Material supplied: Begin

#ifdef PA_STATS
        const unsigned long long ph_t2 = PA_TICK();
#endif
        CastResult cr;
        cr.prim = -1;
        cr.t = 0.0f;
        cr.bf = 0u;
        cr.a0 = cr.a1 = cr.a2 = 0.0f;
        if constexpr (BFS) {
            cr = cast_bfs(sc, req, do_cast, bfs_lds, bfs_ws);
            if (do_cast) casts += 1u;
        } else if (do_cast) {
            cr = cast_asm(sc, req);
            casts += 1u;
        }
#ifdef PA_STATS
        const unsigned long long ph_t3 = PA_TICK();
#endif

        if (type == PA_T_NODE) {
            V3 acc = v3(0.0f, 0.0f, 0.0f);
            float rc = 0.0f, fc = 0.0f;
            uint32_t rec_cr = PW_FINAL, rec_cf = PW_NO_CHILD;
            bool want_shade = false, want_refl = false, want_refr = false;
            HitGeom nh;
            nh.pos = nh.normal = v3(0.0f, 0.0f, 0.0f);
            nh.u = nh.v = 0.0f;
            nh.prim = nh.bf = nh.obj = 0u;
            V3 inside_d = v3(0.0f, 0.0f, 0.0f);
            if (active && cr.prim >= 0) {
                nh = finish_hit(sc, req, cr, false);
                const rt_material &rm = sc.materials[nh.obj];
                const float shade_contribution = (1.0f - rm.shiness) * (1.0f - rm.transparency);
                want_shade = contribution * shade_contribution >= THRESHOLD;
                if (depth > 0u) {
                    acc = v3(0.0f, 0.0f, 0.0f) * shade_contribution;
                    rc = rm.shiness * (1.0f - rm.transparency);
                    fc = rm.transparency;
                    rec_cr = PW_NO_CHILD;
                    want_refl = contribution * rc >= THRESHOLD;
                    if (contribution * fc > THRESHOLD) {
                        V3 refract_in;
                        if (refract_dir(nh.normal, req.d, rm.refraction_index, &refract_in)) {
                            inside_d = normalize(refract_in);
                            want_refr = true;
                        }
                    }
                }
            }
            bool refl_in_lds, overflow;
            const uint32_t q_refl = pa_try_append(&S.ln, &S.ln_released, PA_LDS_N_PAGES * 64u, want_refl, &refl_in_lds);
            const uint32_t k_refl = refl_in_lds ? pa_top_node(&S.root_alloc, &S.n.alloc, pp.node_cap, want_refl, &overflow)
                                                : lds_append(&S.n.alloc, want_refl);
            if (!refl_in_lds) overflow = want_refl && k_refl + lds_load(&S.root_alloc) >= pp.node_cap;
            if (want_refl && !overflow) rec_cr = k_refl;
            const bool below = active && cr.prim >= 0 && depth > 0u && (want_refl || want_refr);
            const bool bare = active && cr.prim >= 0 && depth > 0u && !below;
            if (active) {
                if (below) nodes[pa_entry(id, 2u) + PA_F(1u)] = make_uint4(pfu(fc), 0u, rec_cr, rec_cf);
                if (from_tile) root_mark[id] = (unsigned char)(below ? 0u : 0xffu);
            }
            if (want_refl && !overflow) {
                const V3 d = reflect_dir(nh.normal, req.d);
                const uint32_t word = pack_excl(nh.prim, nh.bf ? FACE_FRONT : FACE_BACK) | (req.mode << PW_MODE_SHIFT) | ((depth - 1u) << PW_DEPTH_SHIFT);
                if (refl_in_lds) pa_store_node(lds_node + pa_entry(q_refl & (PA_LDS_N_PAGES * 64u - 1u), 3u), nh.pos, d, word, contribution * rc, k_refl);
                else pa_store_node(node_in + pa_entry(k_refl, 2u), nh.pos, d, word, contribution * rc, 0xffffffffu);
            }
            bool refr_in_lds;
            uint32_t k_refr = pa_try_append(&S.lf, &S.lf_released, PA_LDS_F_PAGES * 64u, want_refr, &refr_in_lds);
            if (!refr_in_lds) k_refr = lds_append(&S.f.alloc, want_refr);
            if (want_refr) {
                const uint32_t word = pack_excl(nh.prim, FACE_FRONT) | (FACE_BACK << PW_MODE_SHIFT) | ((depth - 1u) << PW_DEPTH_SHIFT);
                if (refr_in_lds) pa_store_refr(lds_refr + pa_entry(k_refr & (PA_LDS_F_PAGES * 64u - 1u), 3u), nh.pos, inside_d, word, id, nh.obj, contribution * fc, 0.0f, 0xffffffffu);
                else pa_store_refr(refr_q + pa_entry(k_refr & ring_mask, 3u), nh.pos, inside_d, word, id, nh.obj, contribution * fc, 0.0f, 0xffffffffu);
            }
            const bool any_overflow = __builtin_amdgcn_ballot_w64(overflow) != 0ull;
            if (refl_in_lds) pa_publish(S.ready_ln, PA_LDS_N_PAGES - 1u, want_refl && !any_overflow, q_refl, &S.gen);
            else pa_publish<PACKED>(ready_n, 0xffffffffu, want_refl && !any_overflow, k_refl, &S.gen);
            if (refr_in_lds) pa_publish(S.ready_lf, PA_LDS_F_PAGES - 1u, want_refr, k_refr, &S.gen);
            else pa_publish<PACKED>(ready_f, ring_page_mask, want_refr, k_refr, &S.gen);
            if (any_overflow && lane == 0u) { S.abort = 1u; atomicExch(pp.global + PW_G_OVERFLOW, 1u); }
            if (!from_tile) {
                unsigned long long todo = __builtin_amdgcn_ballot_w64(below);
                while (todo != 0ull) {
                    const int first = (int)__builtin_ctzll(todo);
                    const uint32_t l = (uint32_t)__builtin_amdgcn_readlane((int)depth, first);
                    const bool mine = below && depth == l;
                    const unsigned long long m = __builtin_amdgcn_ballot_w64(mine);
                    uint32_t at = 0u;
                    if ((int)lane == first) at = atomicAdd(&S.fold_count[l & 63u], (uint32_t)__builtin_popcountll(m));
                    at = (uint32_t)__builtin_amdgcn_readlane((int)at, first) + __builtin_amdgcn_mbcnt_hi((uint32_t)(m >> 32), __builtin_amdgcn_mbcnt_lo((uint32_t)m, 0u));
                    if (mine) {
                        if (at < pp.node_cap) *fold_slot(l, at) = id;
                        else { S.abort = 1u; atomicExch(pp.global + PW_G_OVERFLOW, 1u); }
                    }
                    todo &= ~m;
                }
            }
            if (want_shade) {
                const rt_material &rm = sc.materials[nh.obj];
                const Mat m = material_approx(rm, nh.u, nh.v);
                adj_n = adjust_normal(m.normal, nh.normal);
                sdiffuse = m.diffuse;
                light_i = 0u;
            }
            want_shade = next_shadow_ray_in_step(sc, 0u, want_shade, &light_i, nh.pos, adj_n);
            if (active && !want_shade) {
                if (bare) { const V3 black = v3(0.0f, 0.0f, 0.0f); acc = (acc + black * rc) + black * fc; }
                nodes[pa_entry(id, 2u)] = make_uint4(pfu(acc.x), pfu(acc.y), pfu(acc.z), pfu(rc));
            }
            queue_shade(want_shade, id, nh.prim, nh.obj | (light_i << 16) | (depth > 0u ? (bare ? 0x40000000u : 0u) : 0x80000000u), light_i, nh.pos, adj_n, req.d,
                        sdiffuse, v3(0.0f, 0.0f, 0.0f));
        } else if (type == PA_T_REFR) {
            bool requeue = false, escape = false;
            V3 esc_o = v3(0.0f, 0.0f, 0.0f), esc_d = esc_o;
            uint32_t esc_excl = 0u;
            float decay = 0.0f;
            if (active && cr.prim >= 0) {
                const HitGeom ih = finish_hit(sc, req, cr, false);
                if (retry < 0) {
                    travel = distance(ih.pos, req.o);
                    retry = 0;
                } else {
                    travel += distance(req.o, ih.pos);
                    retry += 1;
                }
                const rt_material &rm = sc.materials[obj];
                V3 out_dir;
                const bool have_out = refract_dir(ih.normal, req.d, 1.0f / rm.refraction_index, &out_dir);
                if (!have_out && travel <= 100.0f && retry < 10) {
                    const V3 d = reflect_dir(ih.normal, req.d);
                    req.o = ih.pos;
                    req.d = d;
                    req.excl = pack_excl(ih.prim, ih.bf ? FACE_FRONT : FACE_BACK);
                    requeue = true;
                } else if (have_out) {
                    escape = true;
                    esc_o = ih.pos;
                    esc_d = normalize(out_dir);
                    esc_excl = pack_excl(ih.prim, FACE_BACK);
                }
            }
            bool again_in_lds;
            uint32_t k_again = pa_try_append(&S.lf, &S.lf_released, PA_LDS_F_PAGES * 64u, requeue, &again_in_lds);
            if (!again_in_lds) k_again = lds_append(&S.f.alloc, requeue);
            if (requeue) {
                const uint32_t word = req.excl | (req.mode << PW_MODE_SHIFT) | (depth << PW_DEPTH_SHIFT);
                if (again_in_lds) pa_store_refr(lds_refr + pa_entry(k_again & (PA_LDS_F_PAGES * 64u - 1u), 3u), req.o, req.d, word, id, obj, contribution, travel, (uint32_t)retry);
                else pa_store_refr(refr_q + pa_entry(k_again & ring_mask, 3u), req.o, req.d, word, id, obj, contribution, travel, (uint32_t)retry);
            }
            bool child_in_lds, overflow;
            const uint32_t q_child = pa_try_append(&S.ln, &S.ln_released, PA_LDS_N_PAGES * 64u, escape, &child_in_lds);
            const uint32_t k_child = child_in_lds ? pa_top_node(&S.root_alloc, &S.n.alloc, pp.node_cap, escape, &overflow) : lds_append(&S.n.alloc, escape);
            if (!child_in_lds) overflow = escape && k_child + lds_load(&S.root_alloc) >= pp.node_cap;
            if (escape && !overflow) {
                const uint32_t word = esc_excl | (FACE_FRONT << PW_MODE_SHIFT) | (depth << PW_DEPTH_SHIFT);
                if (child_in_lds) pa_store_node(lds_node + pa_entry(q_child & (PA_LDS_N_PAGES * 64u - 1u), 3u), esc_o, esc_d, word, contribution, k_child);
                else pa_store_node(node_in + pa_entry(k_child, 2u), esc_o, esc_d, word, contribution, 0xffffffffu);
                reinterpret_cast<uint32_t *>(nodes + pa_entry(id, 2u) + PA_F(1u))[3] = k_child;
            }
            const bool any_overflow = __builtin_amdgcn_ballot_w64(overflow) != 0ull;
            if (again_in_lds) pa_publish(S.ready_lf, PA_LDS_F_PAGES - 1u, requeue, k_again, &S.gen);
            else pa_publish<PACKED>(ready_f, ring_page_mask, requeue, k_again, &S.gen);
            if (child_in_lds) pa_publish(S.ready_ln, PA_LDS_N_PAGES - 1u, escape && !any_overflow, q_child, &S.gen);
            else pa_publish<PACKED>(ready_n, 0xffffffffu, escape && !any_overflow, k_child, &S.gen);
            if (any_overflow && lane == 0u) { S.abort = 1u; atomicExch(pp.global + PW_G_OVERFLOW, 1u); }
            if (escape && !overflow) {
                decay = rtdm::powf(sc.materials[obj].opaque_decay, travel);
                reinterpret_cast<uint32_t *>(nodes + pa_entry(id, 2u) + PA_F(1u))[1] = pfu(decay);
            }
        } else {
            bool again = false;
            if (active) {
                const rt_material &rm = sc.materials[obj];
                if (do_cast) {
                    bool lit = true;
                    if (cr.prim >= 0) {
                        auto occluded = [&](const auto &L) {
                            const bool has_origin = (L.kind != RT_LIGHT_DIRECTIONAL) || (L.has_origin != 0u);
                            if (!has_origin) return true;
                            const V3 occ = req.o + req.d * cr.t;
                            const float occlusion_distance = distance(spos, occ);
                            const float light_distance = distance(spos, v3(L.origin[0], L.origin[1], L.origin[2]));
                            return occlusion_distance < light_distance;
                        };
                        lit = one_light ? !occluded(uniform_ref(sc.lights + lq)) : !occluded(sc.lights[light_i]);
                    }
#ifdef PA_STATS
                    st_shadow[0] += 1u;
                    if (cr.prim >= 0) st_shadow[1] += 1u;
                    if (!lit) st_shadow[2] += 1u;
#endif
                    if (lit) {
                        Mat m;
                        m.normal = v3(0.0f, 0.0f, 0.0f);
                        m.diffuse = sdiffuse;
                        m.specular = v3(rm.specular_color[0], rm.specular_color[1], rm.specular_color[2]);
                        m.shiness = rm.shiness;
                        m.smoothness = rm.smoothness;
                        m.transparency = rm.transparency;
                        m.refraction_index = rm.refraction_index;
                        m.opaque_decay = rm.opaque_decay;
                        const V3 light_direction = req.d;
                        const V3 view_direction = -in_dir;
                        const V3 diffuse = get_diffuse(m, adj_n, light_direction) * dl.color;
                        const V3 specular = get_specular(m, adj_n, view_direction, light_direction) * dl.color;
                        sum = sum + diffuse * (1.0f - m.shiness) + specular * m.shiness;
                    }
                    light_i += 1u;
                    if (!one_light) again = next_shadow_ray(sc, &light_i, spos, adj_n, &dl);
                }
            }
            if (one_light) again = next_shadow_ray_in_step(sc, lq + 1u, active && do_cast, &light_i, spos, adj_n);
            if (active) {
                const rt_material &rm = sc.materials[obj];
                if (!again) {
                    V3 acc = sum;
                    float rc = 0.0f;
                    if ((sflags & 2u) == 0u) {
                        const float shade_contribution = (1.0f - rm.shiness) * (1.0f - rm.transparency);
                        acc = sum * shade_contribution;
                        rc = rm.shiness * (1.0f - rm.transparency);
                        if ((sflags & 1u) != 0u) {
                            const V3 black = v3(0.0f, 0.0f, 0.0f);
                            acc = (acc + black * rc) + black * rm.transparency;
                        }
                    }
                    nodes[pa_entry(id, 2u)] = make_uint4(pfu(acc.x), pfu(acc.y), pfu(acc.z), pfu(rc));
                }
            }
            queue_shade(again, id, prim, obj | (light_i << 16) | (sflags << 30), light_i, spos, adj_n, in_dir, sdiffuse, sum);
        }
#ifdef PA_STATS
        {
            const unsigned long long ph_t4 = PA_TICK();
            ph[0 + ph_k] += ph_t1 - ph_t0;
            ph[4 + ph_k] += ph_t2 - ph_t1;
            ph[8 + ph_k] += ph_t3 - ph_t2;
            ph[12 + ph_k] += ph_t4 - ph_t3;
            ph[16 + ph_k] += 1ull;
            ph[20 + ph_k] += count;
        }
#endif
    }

Material supplied: End

■ Instructions for the task: Please return the lines above that run from the line containing "const bool below" to the line containing "if (!refr_in_lds) k_refr", inclusive, exactly and with no other lines.

■ Task response:
            const bool below = active && cr.prim >= 0 && depth > 0u && (want_refl || want_refr);
            const bool bare = active && cr.prim >= 0 && depth > 0u && !below;
            if (active) {
                if (below) nodes[pa_entry(id, 2u) + PA_F(1u)] = make_uint4(pfu(fc), 0u, rec_cr, rec_cf);
                if (from_tile) root_mark[id] = (unsigned char)(below ? 0u : 0xffu);
            }
            if (want_refl && !overflow) {
                const V3 d = reflect_dir(nh.normal, req.d);
                const uint32_t word = pack_excl(nh.prim, nh.bf ? FACE_FRONT : FACE_BACK) | (req.mode << PW_MODE_SHIFT) | ((depth - 1u) << PW_DEPTH_SHIFT);
                if (refl_in_lds) pa_store_node(lds_node + pa_entry(q_refl & (PA_LDS_N_PAGES * 64u - 1u), 3u), nh.pos, d, word, contribution * rc, k_refl);
                else pa_store_node(node_in + pa_entry(k_refl, 2u), nh.pos, d, word, contribution * rc, 0xffffffffu);
            }
            bool refr_in_lds;
            uint32_t k_refr = pa_try_append(&S.lf, &S.lf_released, PA_LDS_F_PAGES * 64u, want_refr, &refr_in_lds);
            if (!refr_in_lds) k_refr = lds_append(&S.f.alloc, want_refr);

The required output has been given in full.